One of the factors thought to be responsible for the efficacy of CHO mouth rinse on exercise performance is the prefeeding status of the participants [29,32]. Some mouth rinse studies observed that an ergogenic effect of CHO occurred after overnight fasting [8,13] or in a post-absorptive (>4 h) state [7]. Beelen et al. [17] reported that 2–3 h after consumption of CHO rich meals, CHO mouth rinse did not improve exercise performance. Furthermore, Whitham and McKinney [19] indicated that CHO mouth rinse did not increase running distance after a 4 h fasting period while Pottier et al. [12] observed an ergogenic effect of CHO mouth rinse on exercise performance after 2 h fasting period. Nevertheless, the fasting status before exercise could influence the central neural responses to the presence of CHO in the mouth. Haase et al. [9] investigated cortical responses to the presence of sucrose in the mouth after 12 h fasting period or consumption of 700 kcal liquid meal with fMRI. After the 12 h fasting period, more brain regions were activated by sucrose compared with the fed state. Furthermore, these brain areas were unresponsive to artificial sweetener (saccharin) [9]. Central responses to CHO in the mouth could vary according to the prandial status prior to exercise. However, studies that investigated the effects of CHO mouth rinse on exercise performance after an overnight fast or 2 h fasting period reported that exercise performance improved with CHO mouth rinse for both fasting periods [10,11]. In our study, fasting duration was 10 h. Therefore, fasting duration likely did not affect the absence of an ergogenic effect of CHO mouth rinse in our study.

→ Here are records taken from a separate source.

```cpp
constexpr int kChkLockCap = 256;
__global__ __launch_bounds__(64) void whb_check_kernel(int n_streams, ChainLaunch L, int a, WinTables T, int *__restrict__ carry_io)
{
	__shared__ int lk_pos[kChkLockCap], lk_avgf[kChkLockCap];
	__shared__ uint32_t lk_meta[kChkLockCap];
	const int s = (int)blockIdx.x, ln = (int)threadIdx.x;
	if (s >= n_streams)
		return;
	const ChainParams &p = L.params[a];
	const double a1 = p.iir_avg.a1, a2 = p.iir_avg.a2, bh = 0.5 * p.iir_avg.b0;
	const int N = T.whbdense_n[s], R = N >> 6;
	const int32_t *dense = T.whbdense + (size_t)s * T.whbdense_stride;
	const unsigned long long *xbits = T.whbxbits + (size_t)s * T.whbx_stride;
	const double2 *xsnap = T.whbxsnap + (size_t)s * T.whbx_stride;
	const WhbExact st0 = T.whbx[s];
	const int tp_ = whb_hook_perturb(T);
	const int tol = tp_ > 1 ? tp_ : (tp_ < -1 ? -tp_ : 1);
	auto input = [&](int pos) -> int { return pos >= 0 ? dense[pos] : (pos == -1 ? st0.fd1 : st0.fd2); };
	auto run = [&](int rr, int cnt, double &y1, double &y2, unsigned long long &bits) {
		const int p0 = 64 * rr;
		if (rr == 0) {
			y1 = st0.y1;
			y2 = st0.y2;
		} else {
			const double2 sn = xsnap[rr - 1];
			y1 = sn.x;
			y2 = sn.y;
		}
		double t1 = bh * (double)input(p0 - 1), t2 = bh * (double)input(p0 - 2);
		bits = 0ull;
		for (int k = 0; k < cnt; k++) {
			const int d = dense[p0 + k];
			const double t0 = bh * (double)d;
			const double P = __builtin_fma(2.0, t1, t0);
			const double y = ((t2 + a1 * y1) + P) + a2 * y2;
			bits |= (unsigned long long)(d < (int)y ? 1u : 0u) << k;
			y2 = y1;
			y1 = y;
			t2 = t1;
			t1 = t0;
		}
	};
	double yf1 = 0.0, yf2 = 0.0;
	unsigned long long tailbits = 0ull;
	if (ln == 0)
		run(R, N & 63, yf1, yf2, tailbits);
	tailbits = __shfl(tailbits, 0, 64);
	auto word = [&](int i) -> unsigned long long { return i < R ? xbits[i] : (i == R ? tailbits : 0ull); };
	const uint4 *recrow = reinterpret_cast<const uint4 *>(T.whbrec + (size_t)s * T.whbrec_stride);
	int carry = carry_io[s];
	const int carry_in = carry;
	bool bad = false;
	int cbase = 0, nlocks = 0;
	bool ended = false;
	int last_delta = 0;
	bool have_last = false, last_closed = false;
	auto do_locks = [&]() {
		for (int b0 = 0; b0 < nlocks; b0 += 64) {
			const int i = b0 + ln;
			const bool on = i < nlocks;
			double y1 = 0.0, y2 = 0.0;
			unsigned long long bits;
			const int pos = on ? lk_pos[i] : 0;
			run(pos >> 6, on ? (pos & 63) + 1 : 0, y1, y2, bits);
			const uint32_t meta = on ? lk_meta[i] : 0u;
			const int delta = (int)y1 - (on ? lk_avgf[i] : 0);
			const bool b = on && (delta > tol || delta < -tol || (delta != 0 && (meta & kWhbRecAmb)));
			bad = bad || __ballot(b) != 0ull;
			const int nb = nlocks - b0 < 64 ? nlocks - b0 : 64;
			last_delta = __shfl(delta, nb - 1, 64);
			last_closed = (__shfl((int)meta, nb - 1, 64) & (int)kWhbRecClosed) != 0;
// ... 38 lines not shown
		}
		carry = __shfl(carry, 0, 64);
		const bool lock = normal && (meta & kWhbRecLock) != 0u;
		const unsigned long long lm = __ballot(lock);
		if (lm) {
			if (nlocks + 64 > kChkLockCap)
				do_locks();
			if (lock) {
				const int i = nlocks + __builtin_popcountll(lm & ((1ull << ln) - 1ull));
				lk_pos[i] = pos0 + nv - 1;
				lk_avgf[i] = (int)rec.w;
				lk_meta[i] = meta;
			}
			nlocks += __builtin_popcountll(lm);
			__syncthreads();
		}
	}
	if (nlocks)
		do_locks();
	bad = __ballot(bad) != 0ull || cbase != N;
	if (have_last)
		carry = last_closed ? 0 : last_delta;
	if (ln == 0) {
		WhbExact st = st0;
		st.carry = carry_in;
		st.pad_ = 0;
		T.whbx0[s] = st;
		bad = bad || T.whbseen[s] != T.whbgen[s];
		if (whb_hook_force_fail(T) > 0 && (s + T.whb_submit_seq) % whb_hook_force_fail(T) == 0)
			bad = true;
		st.y1 = yf1;
		st.y2 = yf2;
		st.fd1 = input(N - 1);
		st.fd2 = input(N - 2);
		st.carry = st.pad_ = 0;
		T.whbx[s] = st;
		carry_io[s] = bad ? 0 : carry;
		T.whbfail[s] = bad ? 1 : 0;
	}
}
```
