@@ -961,38 +960,13 @@
   ++xcnt;
 }
 
-__global__ __launch_bounds__(256) void cg_hist_kernel(const int32_t* __restrict__ rowptr,
-                                                      const int32_t* __restrict__ rowlen,
-                                                      const uint8_t* __restrict__ valid,
-                                                      const uint16_t* __restrict__ mcol, int nn,
-                                                      int k, int32_t* __restrict__ rowmax) {
-  const int g = blockIdx.y;
-  const int i = blockIdx.x * 8 + (threadIdx.x >> 5);
-  if (i >= nn) return;
-  const int lane = threadIdx.x & 31;
-  const int64_t vb = (int64_t)g * nn;
-  int mx = 0;
-  if (valid[vb + i]) {
-    const int L = rowlen[vb + i];
-    const uint16_t* c = mcol + vb * lp_rowcap(k) + rowptr[vb + i];
-    int cnt[8] = {0, 0, 0, 0, 0, 0, 0, 0};
-    for (int t0 = 0; t0 < L; t0 += 32) {
-      const int t = t0 + lane;
-      const int res = t < L ? (int)(c[t] & 7) : -1;
-#pragma unroll
-      for (int b = 0; b < 8; ++b) cnt[b] += __popc(__ballot_sync(0xffffffffu, res == b));
-    }
-#pragma unroll
-    for (int b = 0; b < 8; ++b) mx = max(mx, cnt[b]);
-  }
-  if (lane == 0) rowmax[vb + i] = mx;
-}
-
-__global__ __launch_bounds__(1024) void cg_pack_kernel(
-    const int32_t* __restrict__ rowptr, const int32_t* __restrict__ rowlen,
-    const int32_t* __restrict__ rowmax, const uint16_t* __restrict__ mcol,
-    const float* __restrict__ mval, int nn, int k, int64_t pk_cap, int32_t* __restrict__ tab_all,
-    int32_t* __restrict__ flags, uint2* __restrict__ pcol, float4* __restrict__ pval) {
+__global__ __launch_bounds__(1024) void cg_table_kernel(const int32_t* __restrict__ rowmax,
+                                                        const int32_t* __restrict__ rowlen, int nn,
+                                                        int64_t pk_cap, int32_t* __restrict__ tab_all,
+                                                        int32_t* __restrict__ flags,
+                                                        int32_t* __restrict__ rowseg,
+                                                        uint2* __restrict__ pcol,
+                                                        float4* __restrict__ pval) {
   extern __shared__ __align__(16) unsigned char pk_smem[];
   uint32_t* s_key = reinterpret_cast<uint32_t*>(pk_smem);
   int* s_pre = reinterpret_cast<int*>(s_key + 4096);
@@ -1001,14 +975,11 @@
   __shared__ int s_tot[2];
   __shared__ int s_rng[2];
   __shared__ int s_wtot[32], s_wbase[32];
+  __shared__ int s_slice[32][CG_MAXPASS][2];
   const int CL = gridDim.x, rank = blockIdx.x, g = blockIdx.y;
   const int tid = threadIdx.x, lane = tid & 31, w = tid >> 5;
   const int64_t vb = (int64_t)g * nn;
-  const int32_t* rp = rowptr + vb;
-  const int32_t* rl = rowlen + vb;
-  const int32_t* rmx = rowmax + vb;
-  const uint16_t* mc = mcol + vb * lp_rowcap(k);
-  const float* mv = mval + vb * lp_rowcap(k);
+  const int32_t* rmx = rowmax ? rowmax + vb : nullptr;
   int32_t* tab = tab_all + (size_t)(g * CL + rank) * CG_TAB_INTS;
   for (int e = tid; e < CG_TAB_HDR + 32 * CG_MAXPASS * 2; e += 1024) tab[e] = 0;
   {
@@ -1016,7 +987,7 @@
 #pragma unroll
     for (int u = 0; u < 8; ++u) {
       const int i = tid * 8 + u;
-      nseg[u] = i < nn ? (rmx[i] + CG_SEGR - 1) / CG_SEGR : 0;
+      nseg[u] = i >= nn ? 0 : rmx ? (rmx[i] + CG_SEGR - 1) / CG_SEGR : (rowlen[vb + i] > 0);
       run += nseg[u];
       runx += nseg[u] > 1 ? nseg[u] : 0;
     }
@@ -1085,7 +1056,7 @@
   const int nx = (hi < nn ? s_prx[hi] : s_tot[1]) - prx_lo;
   const int passes = (nv + CGC_MAXT - 1) / CGC_MAXT;
   const int64_t share = pk_cap / CL;
-  bool bad = passes > CG_MAXPASS || nx > CG_MAXPART || hi - lo > 8191;
+  bool bad = !rmx || passes > CG_MAXPASS || nx > CG_MAXPART || hi - lo > 8191;
   int npow = 32;
   while (npow < nv) npow <<= 1;
   if (!bad) {
@@ -1147,87 +1118,127 @@
     if (bad) atomicOr(&flags[g], 1);
   }
   if (bad) return;
+  if (tid < 32) {
+    int base = (int)(rank * share) + s_wbase[tid];
+    for (int p = 0; p < passes; ++p) {
+      const int i0 = p * CGC_MAXT + tid * 32;
+      const int rounds = i0 < nv ? (int)(s_key[i0] >> 21) : 0;
+      tab[CG_TAB_HDR + (tid * CG_MAXPASS + p) * 2 + 0] = base;
+      tab[CG_TAB_HDR + (tid * CG_MAXPASS + p) * 2 + 1] = rounds;
+      s_slice[tid][p][0] = base;
+      s_slice[tid][p][1] = rounds;
+      base += rounds * 32;
+    }
+  }
+  __syncthreads();
   for (int e = tid; e < CG_MAXPASS * CGC_MAXT; e += 1024) {
     const int p = e / CGC_MAXT, t = e % CGC_MAXT;
-    const int i = p * CGC_MAXT + t;
     int m0 = -1, m1 = 0;
-    if (p < passes && i < nv) {
-      const uint32_t key = s_key[i];
+    if (p < passes && e < nv) {
+      const uint32_t key = s_key[e];
       const int rloc = (int)((key >> 8) & 0x1fffu), sg = (int)(key & 0xffu);
       const int ns = (rmx[lo + rloc] + CG_SEGR - 1) / CG_SEGR;
       m0 = (rloc << 8) | sg;
       m1 = (ns << 16) | (ns > 1 ? s_prx[lo + rloc] - prx_lo : 0);
+      const int j = s_pre[lo + rloc] - pre_lo + sg;
+      tab[CG_TAB_SEG + 2 * j + 0] = s_slice[t >> 5][p][0];
+      tab[CG_TAB_SEG + 2 * j + 1] = (s_slice[t >> 5][p][1] << 5) | (t & 31);
     }
     tab[CG_TAB_HDR + 32 * CG_MAXPASS * 2 + 2 * e + 0] = m0;
     tab[CG_TAB_HDR + 32 * CG_MAXPASS * 2 + 2 * e + 1] = m1;
   }
-  uint2* gc = pcol + (int64_t)g * pk_cap + rank * share;
-  float4* gv = pval + (int64_t)g * pk_cap + rank * share;
-  int base = s_wbase[w];
-  for (int p = 0; p < passes; ++p) {
-    const int i0 = p * CGC_MAXT + w * 32;
-    const int rounds = i0 < nv ? (int)(s_key[i0] >> 21) : 0;
-    if (lane == 0) {
-      tab[CG_TAB_HDR + (w * CG_MAXPASS + p) * 2 + 0] = (int)(rank * share) + base;
-      tab[CG_TAB_HDR + (w * CG_MAXPASS + p) * 2 + 1] = rounds;
-    }
-    for (int r = 0; r < rounds; ++r) {
-      const unsigned t0 = (unsigned)(lane + 4 * r);
+  for (int i = lo + tid; i < hi; i += 1024) rowseg[vb + i] = (rank << 16) | (s_pre[i] - pre_lo);
+  if (nv & 31) {
+    const int i0 = nv & ~31, p = i0 / CGC_MAXT, ws = (i0 % CGC_MAXT) >> 5;
+    const int base = s_slice[ws][p][0], rounds = s_slice[ws][p][1];
+    const int n_here = nv - i0, n_pad = 32 - n_here;
+    uint2* gc = pcol + (int64_t)g * pk_cap;
+    float4* gv = pval + (int64_t)g * pk_cap;
+    for (int e = tid; e < rounds * n_pad; e += 1024) {
+      const int r = e / n_pad, l = n_here + e % n_pad;
+      const unsigned t0 = (unsigned)(l + 4 * r);
       uint2 c2;
       c2.x = (t0 & 7u) | (((t0 + 1) & 7u) << 16);
       c2.y = ((t0 + 2) & 7u) | (((t0 + 3) & 7u) << 16);
-      gc[base + r * 32 + lane] = c2;
-      gv[base + r * 32 + lane] = make_float4(0.f, 0.f, 0.f, 0.f);
-    }
-    __syncwarp();
-    uint16_t* c16 = reinterpret_cast<uint16_t*>(gc + base);
-    float* v32 = reinterpret_cast<float*>(gv + base);
-    int my_L = 0, my_ptr = 0, my_sg = 0;
-    if (i0 + lane < nv) {
-      const uint32_t key = s_key[i0 + lane];
-      const int row = lo + (int)((key >> 8) & 0x1fffu);
-      my_L = rl[row];
-      my_ptr = rp[row];
-      my_sg = (int)(key & 0xffu);
-    }
-    const int n_here = min(32, nv - i0);
-    for (int l = 0; l < n_here; ++l) {
-      const int L = __shfl_sync(0xffffffffu, my_L, l), sg = __shfl_sync(0xffffffffu, my_sg, l);
-      const int ptr = __shfl_sync(0xffffffffu, my_ptr, l);
-      const int r_lo = sg * CG_SEGR, r_hi = r_lo + CG_SEGR;
-      const uint16_t* c = mc + ptr;
-      const float* v = mv + ptr;
-      int seen[8] = {0, 0, 0, 0, 0, 0, 0, 0};
-      int col_n = lane < L ? (int)c[lane] : -1;
-      float val_n = lane < L ? v[lane] : 0.f;
-      for (int t0 = 0; t0 < L; t0 += 32) {
-        const int col = col_n;
-        const float val = val_n;
-        const int tn = t0 + 32 + lane;
-        col_n = tn < L ? (int)c[tn] : -1;
-        val_n = tn < L ? v[tn] : 0.f;
-        const int res = col >= 0 ? (col & 7) : -1;
-        int rho = -1;
-#pragma unroll
-        for (int b = 0; b < 8; ++b) {
-          const uint32_t m = __ballot_sync(0xffffffffu, res == b);
-          if (res == b) rho = seen[b] + __popc(m & ((1u << lane) - 1));
-          seen[b] += __popc(m);
-        }
-        if (rho >= r_lo && rho < r_hi) {
-          const int step = 8 * (rho - r_lo) + ((res - l) & 7);
-          const int64_t d = ((int64_t)(step >> 2) * 32 + l) * 4 + (step & 3);
-          c16[d] = (uint16_t)col;
-          v32[d] = val;
-        }
-        int done_all = 1;
-#pragma unroll
-        for (int b = 0; b < 8; ++b) done_all &= seen[b] >= r_hi;
-        if (done_all) break;
-      }
-    }
-    __syncwarp();
-    base += rounds * 32;
+      gc[base + r * 32 + l] = c2;
+      gv[base + r * 32 + l] = make_float4(0.f, 0.f, 0.f, 0.f);
+    }
+  }
+}
+
+__global__ __launch_bounds__(256) void normalize_merged_kernel(
+    const int32_t* __restrict__ rowptr, const int32_t* __restrict__ rowlen,
+    const uint16_t* __restrict__ mcol, float* __restrict__ mval, const float* __restrict__ dinv,
+    int nn, int k, const int32_t* __restrict__ tab_all, int CL, const int32_t* __restrict__ flags,
+    const int32_t* __restrict__ rowseg, int64_t pk_cap, uint2* __restrict__ pcol,
+    float4* __restrict__ pval) {
+  const int g = blockIdx.y;
+  const int i = blockIdx.x * 8 + (threadIdx.x >> 5);
+  if (i >= nn) return;
+  const int lane = threadIdx.x & 31;
+  const int64_t vb = (int64_t)g * nn;
+  const int L = rowlen[vb + i];
+  const float* dg = dinv + vb;
+  const float di = dg[i];
+  const int64_t mb = vb * lp_rowcap(k) + rowptr[vb + i];
+  if (!tab_all || L == 0 || flags[g] != 0) {
+    for (int t = lane; t < L; t += 32) mval[mb + t] = (di * mval[mb + t]) * dg[mcol[mb + t]];
+    return;
+  }
+  const int rs = rowseg[vb + i];
+  const int2* seg =
+      reinterpret_cast<const int2*>(tab_all + (size_t)(g * CL + (rs >> 16)) * CG_TAB_INTS + CG_TAB_SEG) +
+      (rs & 0xffff);
+  uint16_t* c16 = reinterpret_cast<uint16_t*>(pcol + (int64_t)g * pk_cap);
+  float* v32 = reinterpret_cast<float*>(pval + (int64_t)g * pk_cap);
+  int seen[8] = {0, 0, 0, 0, 0, 0, 0, 0};
+  for (int t0 = 0; t0 < L; t0 += 32) {
+    const int t = t0 + lane;
+    int col = -1;
+    float val = 0.f;
+    if (t < L) {
+      col = (int)mcol[mb + t];
+      val = (di * mval[mb + t]) * dg[col];
+      mval[mb + t] = val;
+    }
+    const int res = col >= 0 ? (col & 7) : -1;
+    int rho = -1;
+#pragma unroll
+    for (int b = 0; b < 8; ++b) {
+      const uint32_t m = __ballot_sync(0xffffffffu, res == b);
+      if (res == b) rho = seen[b] + __popc(m & ((1u << lane) - 1));
+      seen[b] += __popc(m);
+    }
+    if (col >= 0) {
+      const int sg = rho / CG_SEGR, r = rho - sg * CG_SEGR;
+      const int2 d = seg[sg];
+      const int l = d.y & 31;
+      const int step = 8 * r + ((res - l) & 7);
+      const int64_t o = ((int64_t)d.x + (step >> 2) * 32 + l) * 4 + (step & 3);
+      c16[o] = (uint16_t)col;
+      v32[o] = val;
+    }
+  }
+  int mx = 0, my_cnt = 0;
+#pragma unroll
+  for (int b = 0; b < 8; ++b) {
+    mx = max(mx, seen[b]);
+    if ((lane & 7) == b) my_cnt = seen[b];
+  }
+  const int ns = (mx + CG_SEGR - 1) / CG_SEGR;
+  for (int sg = 0; sg < ns; ++sg) {
+    const int2 d = seg[sg];
+    const int l = d.y & 31, steps = 4 * (d.y >> 5);
+    for (int s0 = 0; s0 < steps; s0 += 32) {
+      const int s = s0 + lane;
+      const int res = (l + s) & 7;
+      const int have = __shfl_sync(0xffffffffu, my_cnt, res);
+      if (s < steps && sg * CG_SEGR + (s >> 3) >= have) {
+        const int64_t o = ((int64_t)d.x + (s >> 2) * 32 + l) * 4 + (s & 3);
+        c16[o] = (uint16_t)res;
+        v32[o] = 0.f;
+      }
+    }
   }
 }
 
@@ -1475,74 +1486,150 @@
   cluster.sync();
 }
 
-template <int NCV>
-static int launch_cg(int CL, int G, size_t smem, cudaStream_t st, const int32_t* rowptr,
-                     const int32_t* rowlen, const uint16_t* mcol, const float* mval,
-                     const uint8_t* valid, int nn, int k, const float* Y, int nc,
-                     float alpha, float tol, int max_iter, float* Z, float* X, float* R, float* P,
-                     float* AP, int32_t* iters_out, float* resid_out, void* scratch,
-                     size_t scratch_bytes) {
-  cudaError_t e = cudaFuncSetAttribute(lp_cg_kernel<NCV>,
-                                       cudaFuncAttributeMaxDynamicSharedMemorySize, 200 * 1024);
-  if (e != cudaSuccess) return (int)e;
-  if (CL > 8) {
-    e = cudaFuncSetAttribute(lp_cg_kernel<NCV>, cudaFuncAttributeNonPortableClusterSizeAllowed, 1);
-    if (e != cudaSuccess) return (int)e;
-  }
-  const int T = CGC_MAXT;
-  smem += sizeof(float) * (size_t)CG_MAXPART * NCV;
+struct CgPlan {
+  int CL = 0, ncv = 4;
+  size_t smem = 0;
+  int32_t* tab = nullptr;
+  int32_t* flags = nullptr;
+  int32_t* rowmax = nullptr;
+  int32_t* rowseg = nullptr;
+  uint2* pcol = nullptr;
+  float4* pval = nullptr;
+  int64_t pk_cap = 0;
+};
+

Another factor that could be accounted for the nonsignificant findings among the trials is sample size. However, the sample size ranges from 7 to 16 in corresponding studies in the literature. Power analysis revealed that in order for a medium effect size (Cohen’s d = 0.5) to be detected (90% chance) as significant at the 5% level, a sample of 9 participants was required in the present study. Therefore, it is unlikely that failure to find no difference among the trials was attributable to a small sample size. In addition, the absence of a trend in the data for an effect of the maltodextrin solutions may indicate that the coefficient of variation for a 20 km cycle time trial [34] was not masking potential effects.

Considering the methodology of our study, we do not have an explanation for not finding performance improvement in 20 km cycling time trial with MD rinse after an overnight fast. Further studies on the mechanisms and the confounding factors on the effectiveness of CHO rinse for endurance performance are required.

5. Conclusions

In conclusion, we showed that mouth rinsing with different concentrations of maltodextrin solutions did not improve performance time of 20 km cycling exercise in recreationally active males. Average power, heart rate, RPE, blood lactate and blood glucose concentrations were not affected by mouth rinsing with different concentrations of MD compared with placebo.